Я часто вижу, как некоторые люди перед подборкой своих фотографий, аудио- или видеозаписей пишут примерно такие слова: «по просьбе моих друзей…» или «наконец-то вы дождались…”, или что-нибудь в таком же духе. Белой завистью наполняется моя душа, когда я читаю подобное, поскольку моя писанина (к счастью!) никому не нужна и её никто не ждёт. Тут можно подумать, что я начну жаловаться на бесполезность своего «труда», неблагодарность общества и на прочие банальные штампы. Нет, всё это малозначительно как для меня, так, думаю, и для многих. Грустно именно от того, что этого действительно никто не ждёт. Звучит банально, пыльно и ностальгично, но это гораздо ближе каждому человеку, нежели неопределённость таких слов, как «слава, успех, известность». В этом двойном отрицании – «никто не ждёт» – скрыта вся трагедия человека. Вспомните: порой одна только мысль о нашей необходимости даёт сил больше, чем целый поток абстрактно-бессмысленной мотивации; пробираясь по заснеженной пустыне, мысль о том, что нас кто-то ждёт, может уберечь от смерти: легче продолжать что-то делать, когда есть для кого это делать, иначе, выбившись из сил, можно просто лечь лицом в снег и тихо умереть. В этом-то сочинении я и представлю вам, любезный читатель, человека, который изо всех сил идёт к своей заветной цели, но, как это часто бывает в античных трагедиях, находит только разочарование и смерть.

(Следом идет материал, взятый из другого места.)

# joyfang1106/MRLA

Measured on AMD Instinct MI355X. Metric: images/sec fwd+bwd resnet50_mrlal b=256, higher is better.
Workload: dtype bf16

## Files before the change

### include/mrla_hip.h

```cpp
#ifndef MRLA_HIP_H_
#define MRLA_HIP_H_

#include <stddef.h>
#include <stdint.h>

#ifdef __cplusplus
extern "C" {
#endif

#define MRLA_OK 0
#define MRLA_EINVAL (-1)
#define MRLA_EUNSUPPORTED (-2)
#define MRLA_EHIP (-3)

enum { MRLA_F32 = 0, MRLA_BF16 = 1, MRLA_F16 = 2 };
enum { MRLA_NCHW = 0, MRLA_NHWC = 1 };
enum { MRLA_ACT_NONE = 0, MRLA_ACT_GELU = 1 };
enum { MRLA_BN_NONE = 0, MRLA_BN_TRAIN = 1, MRLA_BN_EVAL = 2 };

#define MRLA_FWD_MOMENTS 8
#define MRLA_BWD_MOMENTS 3
#define MRLA_GEMM_MOMENTS 4

#define MRLA_ABI_VERSION 5
// ... 186 lines not shown
int mrla_conv1x1_rows(int m, int k, int n, int dtype);
int mrla_conv1x1_plan(int m, int k, int n, int dtype, int addend, int* out);
int mrla_conv1x1_fwd(const void* x, const void* w, void* y, float* mom_part, int m, int k, int n, int dtype, void* stream);

int mrla_conv1x1_add_supported(int m, int k, int n, int dtype);
int mrla_conv1x1_fwd_add(const void* x, const void* w, const void* addend, void* y, int m, int k, int n, int dtype,
                         void* stream);

int mrla_conv1x1_addend_supported(int m, int k, int n, int sh, int sw, int dtype);
int mrla_conv1x1_fwd_addend(const void* x, const void* w, const void* addend, void* y, int m, int k, int n, int b, int h,
                            int w_, int sh, int sw, int dtype, void* stream);

int mrla_conv1x1_fwd_affine_supported(int m, int k, int n, int dtype);
int mrla_conv1x1_fwd_affine(const void* x, const void* w, const float* sc, const float* sh, int relu, void* y, int m, int k,
                            int n, int dtype, void* stream);

int mrla_conv1x1_wgrad_rows(int m, int k, int n, int dtype);
int mrla_conv1x1_wgrad_plan(int m, int k, int n, int dtype, int* out);
int mrla_conv1x1_wgrad(const void* dy, const void* x, float* part, void* dw, int m, int k, int n, int dtype, int dw_dtype,
                       void* stream);

int mrla_conv1x1_wgrad_bn_supported(int m, int k, int n, int dtype);
int mrla_conv1x1_wgrad_bn(const void* g, const void* xb, const float* sc, const float* sh, const float* cb , int relu,
                          void* dy_out, const void* x, float* part, void* dw, int m, int k, int n, int dtype, int dw_dtype,
                          void* stream);

int mrla_conv1x1_wgrad_bn_dx_supported(int m, int k, int n, int dtype);
int mrla_conv1x1_wgrad_bn_dx(const void* g, const void* xb, const float* sc, const float* sh, const float* cb ,
                             int relu, const void* x, const void* wt , void* dx , float* part, void* dw,
                             int m, int k, int n, int dtype, int dw_dtype, void* stream);

int mrla_conv3x3_wgrad_rows(int b, int c, int n, int h, int w, int stride, int dtype);
int mrla_conv3x3_wgrad_plan(int b, int c, int n, int h, int w, int stride, int dtype, int* out);
int mrla_conv3x3_wgrad(const void* dy, const void* x, float* part, void* dw, int b, int c, int n, int h, int w,
                       int stride, int dtype, int dw_dtype, void* stream);

int mrla_conv3x3_fwd_rows(int b, int c, int n, int h, int w, int stride, int dtype);
int mrla_conv3x3_fwd_plan(int b, int c, int n, int h, int w, int stride, int dtype, int* out);
int mrla_conv3x3_fwd(const void* x, const void* wt, void* y, float* mom_part , int b, int c, int n, int h, int w,
                     int stride, int dtype, void* stream);

int mrla_conv3x3_dgrad_s2_plan(int b, int c, int n, int h, int w, int dtype, int* out);
int mrla_conv3x3_dgrad_s2(const void* dy, const void* wt, void* dx, int b, int c, int n, int h, int w, int dtype, void* stream);

int mrla_stem_conv_wgrad_rows(int b, int n, int h, int w, int dtype);
int mrla_stem_conv_wgrad_plan(int b, int n, int h, int w, int dtype, int* out);
int mrla_stem_conv_wgrad(const void* dy, const void* x, float* part, void* dw, int b, int n, int h, int w, int dtype,
                         int dw_dtype, void* stream);

int mrla_conv1x1_f32_rows(int m, int k, int n);
int mrla_conv1x1_f32_plan(int m, int k, int n, int* out);
int mrla_conv1x1_f32_fwd(const float* x, const float* w, int w_trans, float* y, float* mom_part , int m, int k, int n,
                         void* stream);
int mrla_conv1x1_f32_wgrad_rows(int m, int k, int n);
int mrla_conv1x1_f32_wgrad(const float* dy, const float* x, float* part, float* dw, int m, int k, int n, void* stream);

int mrla_weight_bank_refresh(const void* table, int entries, int max_tiles, void* stream);
int mrla_weight_bank_refresh_dt(const void* table, int entries, int max_tiles, int dtype, void* stream);

int mrla_reduce_rows(const float* in, float* out, int rows, int n, void* stream);
int mrla_reduce_rows2(const float* in1, float* out1, int rows1, int n1, const float* in2, float* out2, int rows2, int n2,
                      void* stream);



int mrla_light_tail_fwd(const void* x, const float* pre_sc, const float* pre_sh, const void* o_prev, const float* wq,
// ... 58 lines not shown
```

### mrla_amd/__init__.py

```python


def __getattr__(name):
    if name in ("graphed_step", "GraphedStep", "replay_matches_eager", "capture_step", "GraphReplayMismatch"):
        from . import graphs
        return getattr(graphs, name)
    if name == "fp32_gemms":
        from . import functional
        return functional.fp32_gemms
    if name == "conv3x3_wgrad":
        from . import functional
        return functional.conv3x3_wgrad
    if name == "conv3x3_fwd":
        from . import functional
        return functional.conv3x3_fwd
    if name == "conv3x3_dgrad":
        from . import functional
        return functional.conv3x3_dgrad
    if name == "stem_wgrad":
        from . import functional
        return functional.stem_wgrad
    if name == "reproducible_gradients":
        from . import functional
        return functional.reproducible_gradients
    raise AttributeError(f"module 'mrla_amd' has no attribute {name!r}")
```

### mrla_amd/_lib.py

```python
import ctypes
import os

_HERE = os.path.dirname(os.path.abspath(__file__))
LIB_PATH = os.environ.get("MRLA_HIP_LIB") or os.path.join(_HERE, "libmrla_hip.so")

ABI_VERSION = 5
OK, EINVAL, EUNSUPPORTED, EHIP = 0, -1, -2, -3
F32, BF16, F16 = 0, 1, 2
NCHW, NHWC = 0, 1
ACT_NONE, ACT_GELU = 0, 1
BN_NONE, BN_TRAIN, BN_EVAL = 0, 1, 2
FWD_MOMENTS, BWD_MOMENTS, TOKEN_PARTIALS, GEMM_MOMENTS = 8, 3, 15, 4

_ERR = {EINVAL: "invalid argument", EUNSUPPORTED: "unsupported shape/layout for the HIP kernels",
        EHIP: "HIP runtime error at kernel launch"}

_P, _I, _F = ctypes.c_void_p, ctypes.c_int, ctypes.c_float

SIGNATURES = {
    "mrla_abi_version": [],
    "mrla_light_wgrad_rows": [_I] * 6,
    "mrla_light_stats_fwd": [_P, _P, _P, _P, _I, _I, _I, _I, _I, _I, _I, _P],
    "mrla_light_gate_fwd": [_P, _P, _P, _I, _P, _I, _I, _I, _I, _P],
    "mrla_light_bn_fwd": [_P, _P, _P, _P, _P, _P, _P, _I, _F, _F, _P, _P, _P, _P, _I, _I, _I, _I, _P],
# ... 51 lines not shown
    "mrla_bn_relu_pool_fwd": [_P, _P, _P, _P, _I, _I, _I, _I, _I, _I, _P],
    "mrla_bn_relu_pool_dmoments": [_P, _P, _P, _P, _P, _P, _I, _I, _I, _I, _I, _I, _P],
    "mrla_bn_relu_pool_bwd": [_P, _P, _P, _P, _P, _P, _I, _I, _I, _I, _I, _I, _P],
    "mrla_bn_gate_supported": [_I] * 6,
    "mrla_bn_gate_pool": [_P] * 6 + [_I] * 5 + [_P],
    "mrla_eca_gate_fwd": [_P, _P, _I, _P, _I, _I, _P],
    "mrla_eca_gate_bwd": [_P, _P, _P, _P, _I, _P, _P, _P, _I, _I, _I, _P],
    "mrla_bn_gate_sums_bwd": [_P] * 9 + [_I] * 5 + [_P],
    "mrla_bn_gate_fwd": [_P, _P, _P, _P, _P] + [_I] * 6 + [_P],
    "mrla_bn_gate_bwd": [_P, _P, _P, _P, _P, _P] + [_I] * 6 + [_P],
    "mrla_conv1x1_rows": [_I] * 4,
    "mrla_conv1x1_plan": [_I, _I, _I, _I, _I, _P],
    "mrla_conv1x1_wgrad_plan": [_I, _I, _I, _I, _P],
    "mrla_conv1x1_fwd": [_P, _P, _P, _P, _I, _I, _I, _I, _P],
    "mrla_conv1x1_add_supported": [_I] * 4,
    "mrla_conv1x1_fwd_add": [_P, _P, _P, _P, _I, _I, _I, _I, _P],
    "mrla_conv1x1_addend_supported": [_I] * 6,
    "mrla_conv1x1_fwd_addend": [_P, _P, _P, _P] + [_I] * 9 + [_P],
    "mrla_conv1x1_fwd_affine_supported": [_I] * 4,
    "mrla_conv1x1_fwd_affine": [_P, _P, _P, _P, _I, _P, _I, _I, _I, _I, _P],
    "mrla_conv1x1_wgrad_rows": [_I] * 4,
    "mrla_conv1x1_wgrad": [_P, _P, _P, _P, _I, _I, _I, _I, _I, _P],
    "mrla_conv1x1_f32_rows": [_I] * 3,
    "mrla_conv1x1_f32_plan": [_I, _I, _I, _P],
    "mrla_conv1x1_f32_fwd": [_P, _P, _I, _P, _P, _I, _I, _I, _P],
    "mrla_conv1x1_f32_wgrad_rows": [_I] * 3,
    "mrla_conv1x1_f32_wgrad": [_P, _P, _P, _P, _I, _I, _I, _P],
    "mrla_conv1x1_wgrad_bn_supported": [_I] * 4,
    "mrla_conv1x1_wgrad_bn": [_P, _P, _P, _P, _P, _I, _P, _P, _P, _P, _I, _I, _I, _I, _I, _P],
    "mrla_conv1x1_wgrad_bn_dx_supported": [_I] * 4,
    "mrla_conv1x1_wgrad_bn_dx": [_P, _P, _P, _P, _P, _I, _P, _P, _P, _P, _P, _I, _I, _I, _I, _I, _P],
    "mrla_conv3x3_wgrad_rows": [_I] * 7,
    "mrla_conv3x3_wgrad_plan": [_I] * 7 + [_P],
    "mrla_conv3x3_wgrad": [_P, _P, _P, _P] + [_I] * 8 + [_P],
    "mrla_conv3x3_fwd_rows": [_I] * 7,
    "mrla_conv3x3_fwd_plan": [_I] * 7 + [_P],
    "mrla_conv3x3_fwd": [_P, _P, _P, _P] + [_I] * 7 + [_P],
    "mrla_conv3x3_dgrad_s2_plan": [_I] * 6 + [_P],
    "mrla_conv3x3_dgrad_s2": [_P, _P, _P] + [_I] * 6 + [_P],
    "mrla_stem_conv_wgrad_rows": [_I] * 5,
    "mrla_stem_conv_wgrad_plan": [_I] * 5 + [_P],
    "mrla_stem_conv_wgrad": [_P, _P, _P, _P] + [_I] * 6 + [_P],
    "mrla_weight_bank_refresh": [_P, _I, _I, _P],
    "mrla_weight_bank_refresh_dt": [_P, _I, _I, _I, _P],
    "mrla_reduce_rows": [_P, _P, _I, _I, _P],
    "mrla_reduce_rows2": [_P, _P, _I, _I, _P, _P, _I, _I, _P],
    "mrla_light_tail_fwd": [_P] * 6 + [_I] + [_P] * 6 + [_I, _F, _F] + [_P] * 6 + [_I] * 10 + [_P],
    "mrla_light_tail_bwd": [_P] * 5 + [_I] + [_P] * 7 + [_I] + [_P] * 5 + [_I] + [_P] * 8 + [_I] * 10 + [_P],
    "mrla_bn_fwd": [_P, _P, _I, _P, _P, _I, _P, _P, _P, _P, _I, _F, _F, _P, _I, _P] + [_I] * 6 + [_P],
    "mrla_bn_bwd": [_P] * 5 + [_I] * 4 + [_P, _P] + [_I] * 6 + [_P],
    "mrla_stem_fwd": [_P, _P, _P, _I, _P, _P, _P, _P, _I, _F, _F, _P, _P] + [_I] * 6 + [_P],
    "mrla_stem_bwd": [_P] * 5 + [_I, _I, _P, _P] + [_I] * 6 + [_P],
    "mrla_base_layer_fwd": [_P] * 6 + [_I] + [_P] * 5 + [_I, _F, _F] + [_P] * 9 + [_I] + [_P, _P] + [_I] * 9 + [_P],
    "mrla_base_layer_bwd": ([_P] * 5 + [_I] + [_P] * 6 + [_I] + [_P] * 6 + [_I] + [_P, _P] + [_I] + [_P] * 5 + [_I] + [_P] * 5
                            + [_I] * 12 + [_P]),
    "mrla_token_light_fwd": [_P] * 8 + [_I] + [_P, _P] + [_F] + [_P] * 4 + [_I] * 6 + [_P],
    "mrla_token_light_bwd": [_P] * 10 + [_I] + [_P] * 6 + [_I] + [_P] * 6 + [_I] * 6 + [_P],
}
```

Общая канва достаточно проста: в незатейливых виршах автор рассказывает историю своей неудавшейся (и выдуманной от начала до конца) любви, которая оканчивается символической гибелью его возлюбленной (пускай посвящение вас не обескураживает!). Тридцать шесть стихов стоит рассматривать так, будто это кадры в кинохронике: порой может показаться, что где-то с чем-то не сходится, упущено или искажено, но это не имеет никакого значения перед всей картиной в целом. Хорошей аналогией может служить электрокардиография (читать которую способен далеко не каждый): в спокойных кадрах полоска будет слегка колебаться, а в напряжённых – бешено прыгать сверху вниз и обратно; повторюсь, что как и в любой трагедии, хорошей или плохой, цикл заканчивается ровной полосой под монотонный пронзительный звук. «К чему нужно это „убийство“ в конце?» – спросите вы. А я вам отвечу: «А для чего было нужно убийство Ифигении?» Только не вспоминайте о проклятии Артемиды, – это слишком очевидно! В конце концов, вы сможете с лёгкостью всё понять сами, спроецировав чувства (или придумав их) на себя.
Несмотря на выдуманность этого романа, он не менее реален, чем те, которые происходят в повседневной жизни. И пусть вас не смущает тот факт, что он был в моей голове: ведь мало кто вообще способен отличить сон от реальности (за себя-то я точно ручаюсь), поэтому ни для кого это уже не в новинку. Смиренно признаюсь, что я невидимым спутником буду присутствовать рядом с вами в каждой строчке от начала и до конца, тихо нашёптывая подсказки. Под конец, перелистнув со смешанными чувствами последнюю страницу этого опуса, вы увидите меня воочию: разбитого, сломленного и потерянного, с потухшими глазами и печальной улыбкой на грустном лице. Но грусть эта не продлится долго. И на то есть две причины: в одной из реальностей я всё это пережил, и там я счастлив; а в этой реальности ваши глаза бегут по этим строкам.